Banks and insurance firms have started beefing up their cyber security defence systems by setting up quick response teams and conducting mock drills for disaster recovery scenarios amid heightened tensions between India and Pakistan.
In a meeting with managing directors and CEOs of banks and insurance companies on Friday, finance minister Nirmala Sitharaman directed banks to conduct regular audits of their cybersecurity systems and data centres and ensure that all digital and core banking infrastructure is fully firewalled and monitored round the clock to prevent breaches or any hostile cyber activity.
“We have taken proactive multi-layered defense strategy and we are continuously monitoring all our strategies,” said A Manimekhalai, MD & CEO, Union Bank of India, adding that banks have conducted comprehensive awareness programs to educate both staff and customers, ensuring cyber preparedness and resilience at every level.

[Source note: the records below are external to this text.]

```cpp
int exch_table_ensure(b7_ctx *c, int world);
int exch_local(b7_ctx *c, double divisor, int64_t offset, int rank, int world, bool all_slots, bool mirror = false,
               const ScoreParams *pend = nullptr, const ExclRows *excl = nullptr, const double *feas = nullptr);
int exch_wait_mirror(b7_ctx *c);
int exch_fail_record(b7_ctx *c, int rank, int world, int code);
int exch_allreduce(b7_ctx *c);
int exch_collective(b7_ctx *c, int rc, int rank, int world, double *best_val, int64_t *best_idx1);
int exch_rewrite_record(b7_ctx *c, int rank, int world);
int exch_fetch(b7_ctx *c, int first_rank, int nranks);
bool exch_pick(const uint64_t *tab, int world, int stride, double *val, int64_t *idx1, int *rank);
int exch_conclude(b7_ctx *c, const uint64_t *tab, int world, double *best_val, int64_t *best_idx1);
void exch_forget(b7_ctx *c);

void persist_gave_up(b7_ctx *c);
int chol_with_jitter(b7_ctx *c, double *jitter_out, int *info_first_out, bool with_inverse, FactorNote *note = nullptr);
int check_hyp(b7_ctx *c, const b7_hyp *hyp, int d);
void launch_resid_batch(b7_ctx *c, int B, const double *mean_dev);
int fit_front(b7_ctx *c, const b7_hyp *hyp, const double *ls_dev);
int fit_hyp_core(b7_ctx *c, const b7_hyp *hyp, double *nll_out, double *jitter_used, int *info_out, bool then_predict);
int64_t predict_chunk(const b7_ctx *c, int64_t M);
int predict_into(b7_ctx *c, const FitSet &fit, const double *xq, int64_t M, double *mu, double *var);
int copy_out_mu_var(b7_ctx *c, const void *mu, const void *var, int64_t M, int cols, double *mean_host, double *var_host,
                    bool wait = false);

struct HypPack { double *ls, *amp, *noise, *mean; };
static inline HypPack hyp_pack(void *base, int B, int d) {
  double *amp = static_cast<double *>(base) + (size_t)B * d;
  return {static_cast<double *>(base), amp, amp + B, amp + 2 * (size_t)B};
}
constexpr int B7_SLOTS_OPERANDS = 1;
constexpr int B7_SLOTS_LINV = 2;
constexpr int B7_SLOTS_ALPHA = 4;
constexpr int B7_SLOTS_FACTOR = 8;
int batch_slots_ensure(b7_ctx *c, int B, int groups);
static inline FitSet batch_fits(const b7_ctx *c, int S) {
  const HypPack hd = hyp_pack(c->bhyp.p, S, c->dfit);
  FitSet f;
  f.w = (const double *)c->bw.p, f.zsc = (const double *)c->bzsc.p, f.zss = (const double *)c->bzss.p;
  f.Linv = (const double *)c->bLinv.p, f.alpha = (const double *)c->balpha.p;
  f.S = S, f.Npad = c->Npad, f.dpad = c->dpad;
  f.amp_dev = hd.amp, f.noise_dev = hd.noise, f.mean_dev = hd.mean;
  return f;
}
static inline FitSet fit_at(const FitSet &set, int s, const b7_hyp &hyp) {
  const int Npad = set.Npad, dpad = set.dpad;
  FitSet f;
  f.Npad = Npad, f.dpad = dpad;
  f.w = set.w + s * FitSet::s_w(Npad, dpad), f.zsc = set.zsc + s * FitSet::s_zsc(Npad, dpad), f.zss = set.zss + s * FitSet::s_zss(Npad, dpad);
  f.Linv = set.Linv + s * FitSet::s_Linv(Npad, dpad), f.alpha = set.alpha + s * FitSet::s_alpha(Npad, dpad);
  f.amp = hyp.amp, f.noise = hyp.noise, f.mean = hyp.mean;
  return f;
}

int nominate_args(b7_ctx *c, const char *who, const b7_score_spec *spec, int64_t offset);
int stage_fmin(b7_ctx *c, const double *fmin, double **fd_out);
static inline bool score_needs_fmin(int kind) { return kind == B7_SCORE_EI || kind == B7_SCORE_LOGEI || kind == B7_SCORE_LOGPI; }
constexpr int score_acc_kind(int kind) { return (kind == B7_SCORE_LOGEI || kind == B7_SCORE_LOGPI) ? B7_ACC_LOG : B7_ACC_LINEAR; }
static inline const char *score_kind_name(int kind) {
  return kind == B7_SCORE_EI ? "ei" : kind == B7_SCORE_LOGEI ? "logei" : kind == B7_SCORE_LOGPI ? "logpi" : kind == B7_SCORE_MES ? "mes" : "cb";
}
int mes_begin(b7_ctx *c, int S, int64_t M, int K);
int launch_mes_search(b7_ctx *c, const double *mu, const double *var, int64_t stride, int nS, int slot0);
const double *mes_ystar_dev(const b7_ctx *c, int slot);
int mes_refuse(b7_ctx *c, const char *who, const b7_score_spec *spec);
ScoreParams score_params(const b7_ctx *c, const b7_score_spec *spec, const double *fd);
int score_add(b7_ctx *c, const b7_score_spec *sp, const double *fd, bool accumulate = true);
int pending_score(b7_ctx *c, int S, const b7_score_spec *spec, const double *fd, ScoreParams *out);
int eval_validate(b7_ctx *c, int S, const b7_hyp *hyps, const b7_score_spec *spec, int64_t offset);
struct BelKeep {
  double *mu = nullptr, *var = nullptr;
  FitSet fits;
  bool want_alpha = false;
};
int eval_enqueue(b7_ctx *c, int S, const b7_hyp *hyps, const b7_score_spec *spec, ScoreParams *pend, BelKeep *keep = nullptr);
bool reports_clean(b7_ctx *c, const int *reports, int S, bool persist);
int eval_redo(b7_ctx *c, int S, const b7_hyp *hyps, const b7_score_spec *spec, double *jitter_out, int *info_out,
              BelKeep *keep = nullptr);
struct BelPass {
  const double *xq; int64_t rows;
  const double *xj;
  const double *w, *zsc, *zss;
  const double *wj;
  const double *par;
  double *scal;
  double *kcol;
  double *var, *u; int64_t sgrid;
  int64_t idx; int j;
};
int launch_believer(b7_ctx *c, int S, const BelPass &p, bool column);
// ... 31 lines not shown
```

bot7_amd/csrc/blr_api.hip:

```cpp
#include <math.h>
#include <string.h>

#include "b7_internal.h"

static int upload_net(b7_ctx *c, const b7_mlp *net, int *z_out) {
  if (!net || !net->dims || !net->W || !net->b || net->n_layers < 1 || net->n_layers > 4)
    return b7_fail(c, B7_ERR_INVALID, "mlp: 1..4 layers with dims, W and b required");
  size_t total = 0;
  for (int l = 0; l < net->n_layers; ++l) total += (size_t)net->dims[l + 1] * net->dims[l] + net->dims[l + 1];
  std::vector<double> pack(total);
  size_t off = 0;
  for (int l = 0; l < net->n_layers; ++l) {
    const size_t nw = (size_t)net->dims[l + 1] * net->dims[l];
    memcpy(&pack[off], net->W[l], nw * sizeof(double));
    off += nw;
    memcpy(&pack[off], net->b[l], (size_t)net->dims[l + 1] * sizeof(double));
    off += net->dims[l + 1];
  }
  *z_out = net->dims[net->n_layers];
  if (c->net_host.size() == total && c->netbuf.cap >= total * sizeof(double) &&
      memcmp(c->net_host.data(), pack.data(), total * sizeof(double)) == 0)
    return B7_OK;
  B7_TRY(b7_ensure(c, c->netbuf, total * sizeof(double)));
  B7_HIP(c, hipStreamSynchronize(c->stream));
  B7_HIP(c, hipMemcpy(c->netbuf.p, pack.data(), total * sizeof(double), hipMemcpyHostToDevice));
  c->net_host.swap(pack);
  return B7_OK;
}

static int feat_alloc(b7_ctx *c, int64_t M, int z) {
  const int zpad = npad_of(c, z);
  const size_t bytes = sizeof(double) * (size_t)round_up(M, B7_MROWS) * zpad;
  const bool grown = c->feat.cap < bytes;
  B7_TRY(b7_ensure(c, c->feat, bytes));
  if (grown || c->feat_z != z || c->feat_zeroed_bytes < bytes) {
    B7_HIP(c, hipMemsetAsync(c->feat.p, 0, c->feat.cap, c->stream));
    c->feat_zeroed_bytes = c->feat.cap;
    c->feat_z = z;
  }
  c->Mfeat = M;
  c->zdim = z;
  c->predicted = false;
  return B7_OK;
}

static int blr_head_setup(b7_ctx *c, int z, int nk, double mean, double noise, bool general = true) {
  const size_t np = (size_t)npad_of(c, z), nn = np * np * sizeof(double);
  if (general) {
    for (DevBuf *b : {&c->K, &c->L, &c->Linv, &c->W}) B7_TRY(b7_ensure(c, *b, nn));
    B7_TRY(b7_ensure(c, c->dinv, sizeof(double) * (np + B7_PANEL) * B7_PANEL));
    B7_TRY(b7_ensure(c, c->alpha, sizeof(double) * np));
    B7_TRY(b7_ensure(c, c->resid, sizeof(double) * np));
    B7_TRY(b7_ensure(c, c->tmpvar, sizeof(double) * (size_t)nk));
  }
  B7_TRY(b7_ensure(c, c->info, B7_INFO_BYTES));
  c->have_data = false, c->fitted = false, c->predicted = false;
  post_forget(c);
  c->N = z, c->Npad = (int)np, c->ycols = 1, c->yld = 1, c->model_kind = 1;
  c->mean = mean, c->noise = noise, c->amp = 0.0;
  return B7_OK;
}

static int blr_predict_enqueue(b7_ctx *c, int64_t M, bool mean_done = false) {
  B7_TRY(b7_ensure(c, c->mu, sizeof(double) * (size_t)M));
  B7_TRY(b7_ensure(c, c->var, sizeof(double) * (size_t)M));
  if (!mean_done)
    B7_TRY(launch_gemv_rows(c, (const double *)c->feat.p, c->Npad, (const double *)c->alpha.p, c->Npad, c->mean, 0, M, M,
                            (double *)c->mu.p));
  B7_TRY(launch_post(c, ctx_fit(c), (const double *)c->feat.p, 0, round_up(M, B7_MROWS), M, (double *)c->var.p));
  c->predicted = true;
  c->Mpred = M;
  return B7_OK;
}
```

The finance minister has instructed banks to designate two dedicated senior officials identified at the headquarters, one for reporting all cyber-related matters and the other to ensure operational matters, including the functioning of bank branches and the availability of cash in ATMs. Both dedicated officers should report any incident to CERT-In (Indian Computer Emergency Response Team) or relevant agencies and Department of Financial Services on a real-time basis.
Bankers said that their Security Operations Centre and Network Operations Centres are fully operational and on high alert. These centres are coordinating closely with CERT-In and the National Critical Information Infrastructure Protection Centre (NCIIPC), facilitating real-time data sharing and threat monitoring. Banks have implemented anti-DDoS (Distributed Denial-of-Service) systems to protect against massive cyber-attacks.
“We have established a Quick Response Team composed of senior IT and operations officials to swiftly assess, contain, and mitigate any potential threats or incidents,” said senior official of a public sector bank. “The team is closely monitoring cyber threats to ensure prompt and effective action.”
According to the bankers, the Department of Financial Services had told them a week earlier to ensure smooth functioning of banking services.
It’s not just banks but companies have also witnessed a surge in cyber threats over the past few days. “Recent developments have indicated a surge in cyber threats targeting Indian businesses and critical infrastructure. Threat actors with affiliations to Pakistan have been observed deploying sophisticated malware, such as Xeno RAT and Spark RAT, aiming to infiltrate various sectors within India,” Ravindra Baviskar, Director – Sales Engineering, at global cybersecurity firm Sophos said.
Experts say that country’s rapid development in areas like e-commerce, and digital payments makes it especially vulnerable to cyberattacks due to the massive attack surface of its digital infrastructure. Companies have increased the frequency of mock drills, said experts.
“Mock drills for cybersecurity awareness are crucial to ensuring employee proactiveness while securing networks. We conduct these drills regularly for our clients, backed by core practices like real-time monitoring and a zero-trust framework,” Chetan Jain, managing director at Mumbai based cybersecurity solutions provider Inspira Enterprise said. “Insights from each drill help us further strengthen their security posture.”
There are large volumes of people using delivery apps, ecommerce apps, trading apps, financial apps and all these apps have sensitive details, and a breach in any of these platforms will adversely affect the economy, and in some cases, national security, experts said.
“The threat landscape spans from state-sponsored attacks on critical infrastructure to phishing campaigns that exploit geopolitical narratives. Companies and their Boards must understand that cyber security is not merely an IT issue, but a strategic boardroom priority,” Evaa Saiwal – Head of Liability & Cyber Insurance at Policybazaar for Business added.
Tarun Wig, Co-Founder & CEO, of security firm Innefu Labs added that as cyber threats grow more sophisticated, companies face risks ranging from ransomware and data breaches to insider threats all of which call for a proactive cybersecurity posture combining AI-driven threat detection, regular audits, and continuous training.
“Every organisation would have exposures through which adversaries can target. These exposures are: vulnerabilities, configuration errors in your technology including the cybersecurity technology, counterfeit assets and even vulnerable employees who are prone to click on and respond to phishing emails,” Satykam Acharya, Co-founder and Director, Offensive Security, Infopercept said.
“The threat landscape spans from state-sponsored attacks on critical infrastructure to phishing campaigns that exploit geopolitical narratives. Companies and their Boards must understand that cyber security is not merely an IT issue, but a strategic boardroom priority,” Evaa Saiwal – Head of Liability & Cyber Insurance at Policybazaar for Business added.
While technical initiatives like real-time threat assessment, using artificial intelligence to identify suspicious patterns, and ensuring firewalls are upgraded, addressing the vulnerabilities arising from human errors is equally important.
The most crucial sectors to secure, experts said, would be the digital platforms of BFSI entities, e-commerce and quick commerce platform, and telecom networks. These three carry the bulk of critical data like KYC information of Indian citizens, their addresses, and payments data making them lucrative targets for cyberattacks.